A friend in the group asked if there was any way to save the article from this link once and for all. Click on it to see that it is actually a collection of articles. So the requirement is to save each article in the link in this document. Save form can have many kinds, can be a picture, can also be a web page. The puppeteer library is used, so the format is PDF.
Needs deconstruction
Complete the whole movement, mainly divided into these two parts. Get links to all articles in the document; Save the content in each link as a PDF file.
For obtaining links, there are two ways: one is to use the Request module to request the url to obtain documents; The second is to save the web page to the local use of FS module to obtain the document content. When I get the document, which is the entire HTML document, I can’t think of a good way to get links to all the articles. It’s easier to do this on a web page. The DOM quertSelectorAllAPI and CSS selectors make it very easy to get all the href attributes in a links. But this is Node, this is outside the DOM. I thought of using regular matching directly, but abandoned it. I googled cheerio and forgot the cheerio. Cheerio is a quick, flexible and concise jQuery implementation specially designed for the server.
As far as I know, the standard practice for saving web content is to save it as a PDF file, and I just learned that Puppeteer meets this need. Puppeteer is a Node library maintained by the Chrome DevTools team that provides advanced apis for controlling the Chrome browser. In addition to crawling web content and saving it as a PDF file, it can also be used as a solution for server-side rendering and automated testing.
Need to implement
For a link
So let’s start with this part of the code
const getHref = function () {
let file = fs.readFileSync('./index.html').toString()

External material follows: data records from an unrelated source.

+template <int THREADS>
+__device__ __forceinline__ void tile_order_block(const ToJob &J, int words) {
+    static_assert(THREADS >= TT_STATE_INTS, "one thread per scheduler scratch int");
+    const uint32_t *__restrict__ tile_mask = J.tile_mask;
+    const int tiles = J.tiles;
+    int32_t *__restrict__ rec = J.rec;
+    int32_t *__restrict__ state = J.state;
+    __shared__ int bucket_base[TO_BUCKETS];
+    __shared__ int wcnt[THREADS / 32][TO_BUCKETS];
+    const int tid = threadIdx.x, lane = tid & 31, warp = tid >> 5;
+    if (tid < TT_STATE_INTS) state[tid] = 0;
+    for (int i = tid; i < TO_BUCKETS; i += THREADS) bucket_base[i] = 0;
+    __syncthreads();
+    auto load_mask = [&](int t, uint32_t (&m)[4]) {
+        uint32_t any = 0;
+#pragma unroll
+        for (int w = 0; w < 4; ++w) { m[w] = w < words ? __ldcg(tile_mask + (int64_t)t * words + w) : 0u; any |= m[w]; }
+        if (!any) m[0] = 1u;
+        return __popc(m[0]) + __popc(m[1]) + __popc(m[2]) + __popc(m[3]);
+    };
+    for (int t = tid; t < tiles; t += THREADS) {
+        uint32_t m[4];
+        atomicAdd(&bucket_base[load_mask(t, m)], 1);
+    }
+    __syncthreads();
+    if (warp == 0) {
+        int carry = 0;
+        for (int base = TO_BUCKETS - 1; base >= 0; base -= 32) {
+            const int c = base - lane;
+            const int n = c >= 0 ? bucket_base[c] : 0;
+            int incl = n;
+#pragma unroll
+            for (int o = 1; o < 32; o <<= 1) {
+                const int up = __shfl_up_sync(0xffffffffu, incl, o);
+                if (lane >= o) incl += up;
+            }
+            if (c >= 0) bucket_base[c] = carry + incl - n;
+            carry += __shfl_sync(0xffffffffu, incl, 31);
+        }
+    }
+    __syncthreads();
+    for (int t0 = 0; t0 < tiles; t0 += THREADS) {
+        for (int i = tid; i < (THREADS / 32) * TO_BUCKETS; i += THREADS) (&wcnt[0][0])[i] = 0;
+        __syncthreads();
+        const int t = t0 + tid;
+        const bool ok = t < tiles;
+        uint32_t m[4] = {0, 0, 0, 0};
+        const int c = ok ? load_mask(t, m) : TO_BUCKETS - 1;
+        const unsigned peers = __match_any_sync(0xffffffffu, ok ? c : -1);
+        const int rank = __popc(peers & ((1u << lane) - 1u));
+        if (ok && rank == 0) wcnt[warp][c] = __popc(peers);
+        __syncthreads();
+        const int live_warps = min(THREADS / 32, (tiles - t0 + 31) / 32);
+        for (int b = tid; b < TO_BUCKETS; b += THREADS) {
+            int run = bucket_base[b];
+            for (int w = 0; w < live_warps; ++w) { const int n = wcnt[w][b]; wcnt[w][b] = run; run += n; }
+            bucket_base[b] = run;
+        }
+        __syncthreads();
+        if (ok) {
+            int32_t *r = rec + (int64_t)(wcnt[warp][c] + rank) * TT_REC_INTS;
+            *reinterpret_cast<int4 *>(r) = make_int4(t, (int)m[0], (int)m[1], (int)m[2]);
+            *reinterpret_cast<int4 *>(r + 4) = make_int4((int)m[3], 0, 0, 0);
+        }
+        __syncthreads();
+    }
+}
+
+
+__global__ void __launch_bounds__(TO_THREADS)
+tile_order_kernel(const ToJobs jobs, int words) {
+    tile_order_block<TO_THREADS>(jobs.j[blockIdx.x], words);
+}
+
+__device__ __forceinline__ bool last_block_ticket(int *ticket) {
+    __shared__ int last_s;
+    __threadfence();
+    __syncthreads();
+    if (threadIdx.x == 0) {
+        last_s = atomicAdd(ticket, 1) == (int)gridDim.x - 1;
+        if (last_s) *ticket = 0;
+    }
+    __syncthreads();
+    if (last_s) __threadfence();
+    return last_s;
+}
+
 __global__ void __launch_bounds__(128 * TT_SPLIT)
 build_tile_table_rows_kernel(const int32_t *__restrict__ row_table, int kv, const int32_t *__restrict__ argsort,
                              const uint32_t *__restrict__ mask, int64_t rows, int32_t *__restrict__ table,
-                             uint32_t *__restrict__ tile_mask) {
+                             uint32_t *__restrict__ tile_mask, int *__restrict__ ticket, const ToJob order) {
     const int64_t t = blockIdx.x;
     const int r = threadIdx.x & 127;
     const int q = threadIdx.x >> 7;
@@ -688,78 +787,7 @@
     }
     __syncthreads();
     if (threadIdx.x == 0) tile_mask[t] = red[0] | red[1] | red[2] | red[3];
-}
-
-constexpr int TO_THREADS = 1024;
-constexpr int TO_BUCKETS = 130;
-struct ToJob { const uint32_t *tile_mask; int tiles; int32_t *rec; int32_t *state; };
-struct ToJobs { ToJob j[2]; };
-__global__ void __launch_bounds__(TO_THREADS)
-tile_order_kernel(const ToJobs jobs, int words) {
-    const ToJob &J = jobs.j[blockIdx.x];
-    const uint32_t *__restrict__ tile_mask = J.tile_mask;
-    const int tiles = J.tiles;
-    int32_t *__restrict__ rec = J.rec;
-    int32_t *__restrict__ state = J.state;
-    __shared__ int bucket_base[TO_BUCKETS];
-    __shared__ int wcnt[TO_THREADS / 32][TO_BUCKETS];
-    const int tid = threadIdx.x, lane = tid & 31, warp = tid >> 5;
-    if (tid < TT_STATE_INTS) state[tid] = 0;
-    for (int i = tid; i < TO_BUCKETS; i += TO_THREADS) bucket_base[i] = 0;
-    __syncthreads();
-    auto load_mask = [&](int t, uint32_t (&m)[4]) {
-        uint32_t any = 0;
-#pragma unroll
-        for (int w = 0; w < 4; ++w) { m[w] = w < words ? __ldg(tile_mask + (int64_t)t * words + w) : 0u; any |= m[w]; }
-        if (!any) m[0] = 1u;
-        return __popc(m[0]) + __popc(m[1]) + __popc(m[2]) + __popc(m[3]);
-    };
-    for (int t = tid; t < tiles; t += TO_THREADS) {
-        uint32_t m[4];
-        atomicAdd(&bucket_base[load_mask(t, m)], 1);
-    }
-    __syncthreads();
-    if (warp == 0) {
-        int carry = 0;
-        for (int base = TO_BUCKETS - 1; base >= 0; base -= 32) {
-            const int c = base - lane;
-            const int n = c >= 0 ? bucket_base[c] : 0;
-            int incl = n;
-#pragma unroll
-            for (int o = 1; o < 32; o <<= 1) {
-                const int up = __shfl_up_sync(0xffffffffu, incl, o);
-                if (lane >= o) incl += up;
-            }
-            if (c >= 0) bucket_base[c] = carry + incl - n;
-            carry += __shfl_sync(0xffffffffu, incl, 31);
-        }
-    }
-    __syncthreads();
-    for (int t0 = 0; t0 < tiles; t0 += TO_THREADS) {
-        for (int i = tid; i < (TO_THREADS / 32) * TO_BUCKETS; i += TO_THREADS) (&wcnt[0][0])[i] = 0;
-        __syncthreads();
-        const int t = t0 + tid;
-        const bool ok = t < tiles;
-        uint32_t m[4] = {0, 0, 0, 0};
-        const int c = ok ? load_mask(t, m) : TO_BUCKETS - 1;
-        const unsigned peers = __match_any_sync(0xffffffffu, ok ? c : -1);
-        const int rank = __popc(peers & ((1u << lane) - 1u));
-        if (ok && rank == 0) wcnt[warp][c] = __popc(peers);
-        __syncthreads();
-        const int live_warps = min(TO_THREADS / 32, (tiles - t0 + 31) / 32);
-        for (int b = tid; b < TO_BUCKETS; b += TO_THREADS) {
-            int run = bucket_base[b];
-            for (int w = 0; w < live_warps; ++w) { const int n = wcnt[w][b]; wcnt[w][b] = run; run += n; }
-            bucket_base[b] = run;
-        }
-        __syncthreads();
-        if (ok) {
-            int32_t *r = rec + (int64_t)(wcnt[warp][c] + rank) * TT_REC_INTS;
-            *reinterpret_cast<int4 *>(r) = make_int4(t, (int)m[0], (int)m[1], (int)m[2]);
-            *reinterpret_cast<int4 *>(r + 4) = make_int4((int)m[3], 0, 0, 0);
-        }
-        __syncthreads();
-    }
+    if (ticket && last_block_ticket(ticket)) tile_order_block<128 * TT_SPLIT>(order, 1);
 }
 
 }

const $ = cheerio.load(file)
let hrefs = $('#sam').find('a')
for (e in hrefs) {
if (hrefs[e].attribs && hrefs[e].attribs['href']) {
hrefArr.push({
index: e,
href: hrefs[e].attribs['href']
})
}
}
fs.writeFileSync('hrefJson.json', JSON.stringify(hrefArr))
}
Copy the code
Since the rest of the code depends on the file being read, the readFileSync method is used. If the format of the returned content is not declared, the default is Buffer. You can choose to fill in the UTF8 format, or use the toString method directly after the method.
Two lines of code take all the linked DOM elements with Cheerio and process them one by one into the format you’ll use later. There may be a case where the a tag does not have the href attribute, but this is also a bug that will be found later in the debugging program.

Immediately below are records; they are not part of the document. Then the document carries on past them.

static int32_t residual_levels(afh_mg *mg, int max_lvl, bool max_out) {
  afh_tree *t = mg->t;
  const int nc = t->nc, n3 = nc * nc * nc;
  auto *red = reinterpret_cast<unsigned long long *>(t->scratch) + 3 * RED_SHARDS;
  int32_t e;
  if (max_out && (e = red_init(t, 3, 0.0))) return e;
  const bool all_lvls = t->all_lvl_launch;
  const bool gr = grad_fused(mg, max_lvl);
  const int rk = mg->res_k ? mg->res_k : nc >= 32 ? 8 : 4;
  const int kc = nc % rk == 0 ? rk : nc % 4 == 0 ? 4 : 2;
  for (int lvl = 1; lvl <= max_lvl; lvl++) {
    for (int part = 0; part < 2; part++) {
      if (!max_out && part) break;
      const bool mx = max_out && !part;
      auto residual = [&](const LevelList &L, auto st) -> int32_t {
        using St = decltype(st);
        const int n_all = L.off[max_lvl] - L.off[0];
        const bool one = !is_var<St> && all_lvls && n_all <= 65535;
        const int n = one ? (lvl == 1 ? n_all : 0) : L.n(lvl);
        if (!n) return AFH_OK;
        double *phi = t->ccv(mg->d.i_phi), *rhs = t->ccv(mg->d.i_rhs), *tmp = t->ccv(mg->d.i_tmp);
        with_bool(mx, [&](auto MX) {
          if constexpr (is_var<St>)
            hipLaunchKernelGGL(k_residual_v<decltype(MX)::value>, dim3((n3 + 255) / 256, n),
                               dim3(256), 0, t->stream, phi, rhs, tmp, L.at(lvl), nc, t->bsz,
                               st, red);
          else
            with_bool(gr, [&](auto GR) {
              with_col(kc, [&](auto K) {
                hipLaunchKernelGGL(
                    (k_residual<decltype(MX)::value, decltype(K)::value, decltype(GR)::value>),
                    dim3((n3 / K + 255) / 256, n), dim3(256), 0, t->stream, phi, rhs, tmp,
                    L.at(lvl), nc, t->bsz, st.cf, red, one ? mg->d_lvl_c : nullptr,
                    (one || GR) ? t->d_boxes : nullptr, GR ? t->ccv(mg->grad_iv) : nullptr,
                    mg->grad_fac);
              });
            });
        });
        AFH_LAUNCH_CHECK(is_var<St> ? "k_residual_v" : "k_residual");
        return AFH_OK;
      };
      const LevelList *all[] = {&t->ids, &t->leaves, &t->parents},
                      *lc[] = {&mg->ids_c, &mg->leaves_c, &mg->parents_c},
                      *lv[] = {&mg->ids_v, &mg->leaves_v, &mg->parents_v};
      const int w = max_out ? 1 + part : 0;
      if ((e = const_then_var(mg, lvl, *all[w], *lc[w], *lv[w], residual))) return e;
    }
  }
  if (!max_out) return AFH_OK;
  return red_finish(t, 3, true);
}

static int32_t residual_fetch(afh_mg *mg, double *max_out) {
  return red_reduce_fetch(mg->t, 3, 1, 0, max_out, mg->d.i_tmp);
}

static int32_t vcycle_body(afh_mg *mg, int32_t set_residual, int max_lvl, bool max_out,
                           bool top_stale) {
  afh_tree *t = mg->t;
  int32_t e;
  mg->rhs_halo.assign(t->nlvl, 0);
  mg->vc_max_lvl = max_lvl;
  for (int lvl = max_lvl; lvl >= 2; lvl--) {
    if ((e = gsrb_boxes(mg, lvl, false, top_stale && lvl == max_lvl))) return e;
    if ((e = update_coarse(mg, lvl, !top_stale && (max_lvl == t->nlvl || mg->in_fmg) &&
                                        mg->phi_gc_meth == t->meth_gen)))
      return e;
  }
  if ((e = solve_coarse(mg))) return e;
  for (int lvl = 2; lvl <= max_lvl; lvl++) {
    if ((e = correct_children(mg, lvl))) return e;
    if (!prolong_push(mg, lvl) &&
        (e = gc_lvl_var(t, lvl, mg->d.i_phi, t->ccv(mg->d.i_phi),
                        t->gc_args(mg->d.i_phi), 1, fused_level(mg, lvl),
                        fused_level(mg, lvl) ? 2 : 1,
                        fused_level(mg, lvl) && pair_xfetch(mg) && mg->d.n_cycle_up >= 2 &&
                            !(mg->d.n_cycle_up & 1))))
      return e;
    if ((e = gsrb_boxes(mg, lvl, true))) return e;
  }
  if (set_residual) return residual_levels(mg, max_lvl, max_out);
  return AFH_OK;
}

If you need to save all links separately, use the writeFile method.
Save as PDF
Again, let’s do this code first.
const saveToPdf = function () {
async () => {
const browser = await puppeteer.launch({
executablePath: './chrome-win/chrome.exe'}); // Link countlet i = 0
async function getPage() {
const page = await browser.newPage();
await page.goto(hrefArr[i]['href'] and {waitUntil: 'domcontentloaded'}); // Page titlelet pageTitle
if (hrefArr[i]['href'].includes('weixin')) {
pageTitle = await page.$eval('meta[property="og:title"]', el => el.content)
} else {
pageTitle = await page.$eval('title', el => el.innerHTML)
}
letTitle = pageTitle. Trim () // Remove the slanting barlet titlea = title.replace(/\s*/g, ""// Remove the vertical barlet titleb = titlea.replace(/\|/g, "");
await page.pdf({ path: `${i}${titleb}.pdf` });
i++
if (i < hrefArr.length) {
getPage()
} else {
await browser.close();
}
}
getPage()
}
}
Copy the code
Waiting for Chrome to open and possibly for other asynchronous requests. The outermost layer uses async with arrow functions to wrap the actual executing code.

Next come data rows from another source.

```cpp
LOCATE_API int locate_conv_wgrad(const int* geom, const float* x, int64_t x_bs, const float* gy, int64_t gy_bs, float* gw,
                                 const float* w_ref, const float* inv_scale, int scale_group_batch, int scale_stride,
                                 double* inner_partial, void* workspace, int precision, const void* x_absmax, const void* gy_absmax,
                                 void* deferred_reduce, void* stream) {
    const ConvGeom g = make_geom(geom);
    if (int e = geom_check(g, "locate_conv_wgrad")) return e;
    LOCATE_REQUIRE(precision >= 0 && precision <= 3, "locate_conv_wgrad: precision must be 0 (fp32-faithful, bf16 pieces), 1 (bf16 operands), 2 (fp32-faithful, fp16 pieces) or 3 (fp8 operands)");
    LOCATE_REQUIRE(precision < 2 || (x_absmax && gy_absmax), "locate_conv_wgrad: precisions 2 and 3 need the absmax words of x and gy");
    LOCATE_REQUIRE(x && gy && gw, "locate_conv_wgrad: null pointer");
    LOCATE_REQUIRE(!inner_partial || w_ref, "locate_conv_wgrad: inner_partial needs w_ref");
    const int gd = (scale_group_batch > 0 && w_ref && inner_partial && g.B % scale_group_batch == 0) ? g.B / scale_group_batch : 0;
    const WgradRoute r = wgrad_route(g, gd);
    LOCATE_REQUIRE(scale_group_batch >= 0 && (scale_group_batch == 0 || (inv_scale && g.B % scale_group_batch == 0 &&
                   g.B / scale_group_batch <= 4 && ((!w_ref && !inner_partial) || r.dots))),
                   "locate_conv_wgrad: bad group scaling arguments (per-call partials: see locate_conv_wgrad_group_partials)");
    hipStream_t st = as_stream(stream);
    if (deferred_reduce) memset(deferred_reduce, 0, sizeof(SlabRec));
    auto reduce = [&](const float* slab, const float* scale, const char* who) -> int {
        const int64_t n = r.n;
        const int nsplit = r.nsplit, zper = r.zper, rg = r.partials;
        const int zp = wgrad_reduce_zp(nsplit, n);
        if (deferred_reduce) {
            SlabRec rec;
            rec.slab = slab; rec.out = gw; rec.w_ref = w_ref; rec.inv_scale = scale; rec.partial = inner_partial;
            rec.n = n; rec.nsplit = nsplit; rec.zp = zp; rec.grid = rg; rec.block0 = 0; rec.groups = gd; rec.zper = zper;
            memcpy(deferred_reduce, &rec, sizeof(rec));
            return LOCATE_OK;
        }
        if (zp == 16) slab_reduce_kernel<16><<<rg, 256, 0, st>>>(slab, gw, n, nsplit, w_ref, scale, inner_partial, gd, zper);
        else if (zp == 4) slab_reduce_kernel<4><<<rg, 256, 0, st>>>(slab, gw, n, nsplit, w_ref, scale, inner_partial, gd, zper);
        else slab_reduce_kernel<1><<<rg, 256, 0, st>>>(slab, gw, n, nsplit, w_ref, scale, inner_partial, gd, zper);
        LOCATE_LAUNCH_CHECK(who);
        return LOCATE_OK;
    };
    if (r.kind == WG_MAP1X1) {
        skinny_wgrad_kernel<<<r.grid, 256, 0, st>>>(x, x_bs, gy, gy_bs, gw, w_ref, inv_scale, scale_group_batch, scale_stride,
                                                   inner_partial, g.B, g.M, g.C, OnePix{0, 0, 0, 0, 0, 0, 0});
        LOCATE_LAUNCH_CHECK("locate_conv_wgrad(1x1 map)");
        return LOCATE_OK;
    }
    if (r.kind == WG_ONEPIX) {
        const OnePix op = {g.H * g.W, g.W, g.KH, g.KW, g.pad_h, g.pad_w, g.C};
        skinny_wgrad_kernel<<<r.grid, 256, 0, st>>>(x, x_bs, gy, gy_bs, gw, w_ref, inv_scale, scale_group_batch, scale_stride,
                                                   inner_partial, g.B, g.M, g.C * g.H * g.W, op);
        LOCATE_LAUNCH_CHECK("locate_conv_wgrad(one output pixel)");
        return LOCATE_OK;
    }
    const dim3 grid = r.grid;
    if (r.kind == WG_POINTWISE) {
        const PwPlan& pq = r.pw;
        LOCATE_REQUIRE((x_bs & 3) == 0 && (gy_bs & 3) == 0 &&
                       ((reinterpret_cast<uintptr_t>(x) | reinterpret_cast<uintptr_t>(gy)) & 15) == 0,
                       "locate_conv_wgrad: narrow 1x1 layers need 16-byte aligned x / gy and batch strides that are multiples of 4");
        LOCATE_REQUIRE(workspace, "locate_conv_wgrad: the split reduction needs a workspace");
        PwParams q;
        q.x = x; q.gy = gy; q.slab = static_cast<float*>(workspace); q.x_bs = x_bs; q.gy_bs = gy_bs;
        q.B = g.B; q.C = g.C; q.M = g.M; q.P = g.H * g.W; q.N = g.B * g.H * g.W; q.steps = pq.steps; q.chunk = pq.chunk;
        q.tiles_c = pq.tiles_c;
        const bool grouped = scale_group_batch > 0;
        q.inv_scale = grouped ? inv_scale : nullptr; q.gscale_bg = scale_group_batch; q.gscale_stride = scale_stride;
        const int key = (pq.tm - 1) * 2 + (pq.tn - 1);
        q.x_absmax = static_cast<const unsigned*>(x_absmax);
        q.g_absmax = static_cast<const unsigned*>(gy_absmax);
        if (precision == 2 && x_absmax && gy_absmax && !grouped) {
            if (key == 0) pw_wgrad_kernel<1, 1, 2><<<grid, 256, 0, st>>>(q);
            else if (key == 1) pw_wgrad_kernel<1, 2, 2><<<grid, 256, 0, st>>>(q);
            else if (key == 2) pw_wgrad_kernel<2, 1, 2><<<grid, 256, 0, st>>>(q);
            else pw_wgrad_kernel<2, 2, 2><<<grid, 256, 0, st>>>(q);
        } else if (precision == 1) {
            if (key == 0) pw_wgrad_kernel<1, 1, 1><<<grid, 256, 0, st>>>(q);
            else if (key == 1) pw_wgrad_kernel<1, 2, 1><<<grid, 256, 0, st>>>(q);
            else if (key == 2) pw_wgrad_kernel<2, 1, 1><<<grid, 256, 0, st>>>(q);
            else pw_wgrad_kernel<2, 2, 1><<<grid, 256, 0, st>>>(q);
        } else {
            if (key == 0) pw_wgrad_kernel<1, 1, 3><<<grid, 256, 0, st>>>(q);
            else if (key == 1) pw_wgrad_kernel<1, 2, 3><<<grid, 256, 0, st>>>(q);
            else if (key == 2) pw_wgrad_kernel<2, 1, 3><<<grid, 256, 0, st>>>(q);
            else pw_wgrad_kernel<2, 2, 3><<<grid, 256, 0, st>>>(q);
        }
        LOCATE_LAUNCH_CHECK("locate_conv_wgrad(pointwise)");
        return reduce(q.slab, grouped ? nullptr : inv_scale, "locate_conv_wgrad(pointwise reduce)");
    }
    const int bm = r.bm, nsplit = r.nsplit, chunk = r.chunk, zper = r.zper;
    LOCATE_REQUIRE(nsplit == 1 || workspace, "locate_conv_wgrad: split reduction needs a workspace");
    WgParams p;
    p.x = x; p.gy = gy; p.slab = static_cast<float*>(workspace); p.x_bs = x_bs; p.gy_bs = gy_bs;
    p.B = g.B; p.C = g.C; p.H = g.H; p.W = g.W; p.M = g.M; p.OH = g.OH; p.OW = g.OW; p.KH = g.KH; p.KW = g.KW;
    p.stride = g.stride; p.pad_h = g.pad_h; p.pad_w = g.pad_w;
    p.R = g.C * g.KH * g.KW; p.N = g.B * g.OH * g.OW; p.chunk = chunk;
    p.zper = zper; p.Ng = gd > 1 ? p.N / gd : p.N;
    fastdiv_make((unsigned)(g.OH * g.OW), &p.q_mul, &p.q_s1, &p.q_s2);
    fastdiv_make((unsigned)g.OW, &p.ow_mul, &p.ow_s1, &p.ow_s2);
    const bool direct = nsplit == 1;
    const bool grouped = scale_group_batch > 0;
    p.gscale_bg = scale_group_batch; p.gscale_stride = scale_stride;
    p.x_absmax = static_cast<const unsigned*>(x_absmax);
    p.g_absmax = static_cast<const unsigned*>(gy_absmax);
    p.direct_out = direct ? gw : nullptr;
    p.w_ref = direct ? w_ref : nullptr;
    p.inv_scale = (direct || grouped) ? inv_scale : nullptr;
    p.partial = direct ? inner_partial : nullptr;
    const long long x_extent = 4ll * ((long long)(g.B - 1) * x_bs + (long long)g.C * g.H * g.W);
    p.x_bytes = (unsigned)x_extent;
    const bool pairs_ok = ((g.OH * g.OW) & 1) == 0 && (g.OW & 1) == 0 && (gy_bs & 1) == 0 && (chunk & 1) == 0 &&
                          (reinterpret_cast<uintptr_t>(gy) & 7) == 0 && x_extent > 0 && x_extent < (1ll << 31) - (1 << 20);
    LOCATE_REQUIRE(bm != 192 || pairs_ok, "locate_conv_wgrad: layers with M %% 192 == 0 on even maps take the paired-load kernels - gy must be 8-byte aligned with an even batch stride");
    const bool bx6 = pairs_ok && (precision == 1 || precision == 3 || !path_disabled("wbx6"));
    if (bx6 && precision == 3) launch_wgrad_bx6<4>(p, grid, bm, st);
    else if (bx6 && precision == 1) launch_wgrad_bx6<1>(p, grid, bm, st);
    else if (bx6 && precision == 2) launch_wgrad_bx6<2>(p, grid, bm, st);
    else if (bx6) launch_wgrad_bx6<3>(p, grid, bm, st);
    else
        with_tile<false>(bm, [&](auto t) { using T = decltype(t); conv_wgrad_kernel<T::wgm, T::wgn, T::tm, T::tn><<<grid, 256, 0, st>>>(p); });
    LOCATE_LAUNCH_CHECK("locate_conv_wgrad(gemm)");
    if (!direct) return reduce(p.slab, grouped ? nullptr : inv_scale, "locate_conv_wgrad(reduce)");
    return LOCATE_OK;
}
// ... 26 lines not shown
```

When puppetter is installed using NPM, chrome browser is downloaded by default. However, the download is usually not successful on a foreign server. Of course, there are solutions, but I won’t go into them here. If you are installing Puppeteer, read this article or just Google it.
As mentioned in the previous section, we need to save the content of more than one link as a PDF, so we use the variable I to identify each link we need to access.
As for getting the page title, it did take a little time to get the page title with the link. Therefore, there are mainly two kinds of website links in the link, one is wechat public number article, the other is Sina Caixin such a website. There is no title content in wechat articles as sina does.
The $eval method of the Page class takes two parameters: a selector and a function executed in the browser context. The $eval method runs the Document. querySelector method on the page and passes its return value to the second argument, which is the method we wrote. To obtain sina web page article title for example, title is the incoming selector, we need to be its label content.
pageTitle = await page.$eval('title', el => el.innerHTML)
Copy the code
In the process of generating the file name, because the folder is still part of the file path. You also need to consider the Windows file path specification. However, the title of a web page is not subject to this specification, resulting in a contradiction. This problem is later found when debugging, at the beginning of writing code did not think of this problem. That is, you need to remove the characters such as slashes and Spaces in the title.
After obtaining the content of each link, I + 1 will mark the location of the link until all the link content is saved, and close the open web page.